Stored data
_ _ _ _ _

int cgnn_gcn_fused_fwd_first(const cgnn_tiles* t, const float* X0, int32_t F0, const float* W0,
                             const float* bias, float* Y, double* stat_slab, int64_t stat_slab_bytes, void* stream) {
  if (!tiles_ok(t) || F0 <= 0 || F0 > CGNN_FUSED_MAX_F0) return t && t->max_tile_rows > CGNN_FUSED_MAX_ROWS ? CGNN_EUNSUPPORTED : CGNN_EINVAL;
  if (!X0 || !W0 || !bias || !Y) return CGNN_EINVAL;
  CGNN_NEED_BYTES(stat_slab, stat_slab_bytes, (int64_t)fused_grid() * 128 * (int64_t)sizeof(double));
  DropCfg d{};
  k_gcn_fwd<CGNN_FUSED_MAX_ROWS, true><<<fused_grid(), NTHR, 0, cgnn_stream(stream)>>>(
      *t, X0, F0, nullptr, d, 0, nullptr, W0, bias, Y, stat_slab);
  CGNN_CHECK_LAUNCH();
  return CGNN_OK;
}

int cgnn_rng_advance(uint32_t* state, int32_t n, void* stream) {
  if (!state || n <= 0 || n > 64) return CGNN_EINVAL;
  k_rng_advance<<<1, 64, 0, cgnn_stream(stream)>>>(state, n);
  CGNN_CHECK_LAUNCH();
  return CGNN_OK;
}

int cgnn_gcn_fused_fwd(const cgnn_tiles* t, const float* Yprev, const cgnn_l0src* l0,
                       const float* bn_prev, float p_drop, uint64_t seed, const uint32_t* seed_dev,
                       uint8_t* mask_out, const float* W, const float* bias, float* Y,
                       double* stat_slab, int64_t stat_slab_bytes, const cgnn_bn_tail* tail, void* stream) {
  if (!tiles_ok(t)) return t && t->max_tile_rows > CGNN_FUSED_MAX_ROWS ? CGNN_EUNSUPPORTED : CGNN_EINVAL;
  if ((!Yprev && !l0src_ok(l0)) || !bn_prev || !W || !bias || !Y || p_drop < 0.f || p_drop >= 1.f) return CGNN_EINVAL;
  if (!tail_ok(tail, 0)) return CGNN_EINVAL;
  const cgnn_bn_tail tl = tail ? *tail : cgnn_bn_tail{};
  CGNN_NEED_BYTES(stat_slab, stat_slab_bytes, (int64_t)fused_grid() * 128 * (int64_t)sizeof(double));
  int use_drop;
  DropCfg d = make_drop(p_drop, seed, &use_drop);
  d.dev_key = seed_dev;
  if (Yprev)
    k_gcn_fwd_pf<CGNN_FUSED_MAX_ROWS, false><<<fused_grid(), PF_NTHR, 0, cgnn_stream(stream)>>>(
        *t, Yprev, cgnn_l0src{}, bn_prev, d, use_drop, mask_out, W, bias, Y, stat_slab, tl);
  else
    k_gcn_fwd_pf<CGNN_FUSED_MAX_ROWS, true><<<fused_grid(), PF_NTHR, 0, cgnn_stream(stream)>>>(
        *t, nullptr, *l0, bn_prev, d, use_drop, mask_out, W, bias, Y, stat_slab, tl);
  CGNN_CHECK_LAUNCH();
  return CGNN_OK;
}

int cgnn_bn_reduce(const double* slab, int32_t rows, int32_t width, double* sums, void* stream) {
  if (!slab || !sums || rows <= 0 || width <= 0) return CGNN_EINVAL;
  k_slab_reduce<double><<<(width + 3) / 4, 256, 0, cgnn_stream(stream)>>>(slab, rows, width, sums,
                                                                        nullptr, 1, 1, 1);
  CGNN_CHECK_LAUNCH();
  return CGNN_OK;
}

int cgnn_bn_finalize(const double* sums, double count, const double* count_dev, const float* gamma,
                     const float* beta, float* running_mean, float* running_var, float momentum,
                     float eps, int32_t training, float* bn_out, const float* mean_offset, void* stream) {
  if (!gamma || !beta || !running_mean || !running_var || !bn_out) return CGNN_EINVAL;
  if (training && (!sums || (!count_dev && count <= 0.0))) return CGNN_EINVAL;
  k_bn_finalize<<<1, 64, 0, cgnn_stream(stream)>>>(sums, count, count_dev, gamma, beta, running_mean,
                                                   running_var, momentum, eps, training, bn_out, mean_offset);
  CGNN_CHECK_LAUNCH();
  return CGNN_OK;
}

int cgnn_gcn_fused_pool_fwd(const float* Y, const float* bn, float p_drop, uint64_t seed,
                            const uint32_t* seed_dev, uint8_t* mask_out, const int32_t* gptr,
                            int32_t num_graphs, float* P, float* F1, float* F2, void* stream) {
  if (num_graphs < 0 || p_drop < 0.f || p_drop >= 1.f) return CGNN_EINVAL;
  if (num_graphs == 0) return CGNN_OK;
  if (!Y || !bn || !gptr || !P || (!F1) != (!F2)) return CGNN_EINVAL;
  int use_drop;
  DropCfg d = make_drop(p_drop, seed, &use_drop);
  d.dev_key = seed_dev;
  const int grid = num_graphs < 8 * fused_grid() ? num_graphs : 8 * fused_grid();
  k_pool_fwd<<<grid, PTHR, 0, cgnn_stream(stream)>>>(Y, bn, d, use_drop, mask_out, gptr, num_graphs, P,
                                                     F1, F2);
  CGNN_CHECK_LAUNCH();
  return CGNN_OK;
}

int cgnn_gcn_fused_pool_bwd_sums(const float* dP, const float* F1, const float* F2,
                                 const int32_t* gptr, int32_t num_graphs, double* s_slab, int64_t s_slab_bytes,
                                 void* stream) {
  if (num_graphs < 0 || !dP || !F1 || !F2 || !gptr || !s_slab) return CGNN_EINVAL;
  CGNN_NEED_BYTES(s_slab, s_slab_bytes, (int64_t)fused_grid() * 128 * (int64_t)sizeof(double));
  k_pool_bwd_sums<<<fused_grid(), 128, 0, cgnn_stream(stream)>>>(dP, F1, F2, gptr, num_graphs, s_slab);
  CGNN_CHECK_LAUNCH();
  return CGNN_OK;
}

_ _ _ _ _

▶ _Description of the task_: Please output only the lines from the first line of the entries through the line with "if (!tail_ok(tail, 0)) return CGNN_EINVAL;", both included, exactly as written.

▶ _Result for this exercise_:
int cgnn_gcn_fused_fwd_first(const cgnn_tiles* t, const float* X0, int32_t F0, const float* W0,
                             const float* bias, float* Y, double* stat_slab, int64_t stat_slab_bytes, void* stream) {
  if (!tiles_ok(t) || F0 <= 0 || F0 > CGNN_FUSED_MAX_F0) return t && t->max_tile_rows > CGNN_FUSED_MAX_ROWS ? CGNN_EUNSUPPORTED : CGNN_EINVAL;
  if (!X0 || !W0 || !bias || !Y) return CGNN_EINVAL;
  CGNN_NEED_BYTES(stat_slab, stat_slab_bytes, (int64_t)fused_grid() * 128 * (int64_t)sizeof(double));
  DropCfg d{};
  k_gcn_fwd<CGNN_FUSED_MAX_ROWS, true><<<fused_grid(), NTHR, 0, cgnn_stream(stream)>>>(
      *t, X0, F0, nullptr, d, 0, nullptr, W0, bias, Y, stat_slab);
  CGNN_CHECK_LAUNCH();
  return CGNN_OK;
}

int cgnn_rng_advance(uint32_t* state, int32_t n, void* stream) {
  if (!state || n <= 0 || n > 64) return CGNN_EINVAL;
  k_rng_advance<<<1, 64, 0, cgnn_stream(stream)>>>(state, n);
  CGNN_CHECK_LAUNCH();
  return CGNN_OK;
}

int cgnn_gcn_fused_fwd(const cgnn_tiles* t, const float* Yprev, const cgnn_l0src* l0,
                       const float* bn_prev, float p_drop, uint64_t seed, const uint32_t* seed_dev,
                       uint8_t* mask_out, const float* W, const float* bias, float* Y,
                       double* stat_slab, int64_t stat_slab_bytes, const cgnn_bn_tail* tail, void* stream) {
  if (!tiles_ok(t)) return t && t->max_tile_rows > CGNN_FUSED_MAX_ROWS ? CGNN_EUNSUPPORTED : CGNN_EINVAL;
  if ((!Yprev && !l0src_ok(l0)) || !bn_prev || !W || !bias || !Y || p_drop < 0.f || p_drop >= 1.f) return CGNN_EINVAL;
  if (!tail_ok(tail, 0)) return CGNN_EINVAL;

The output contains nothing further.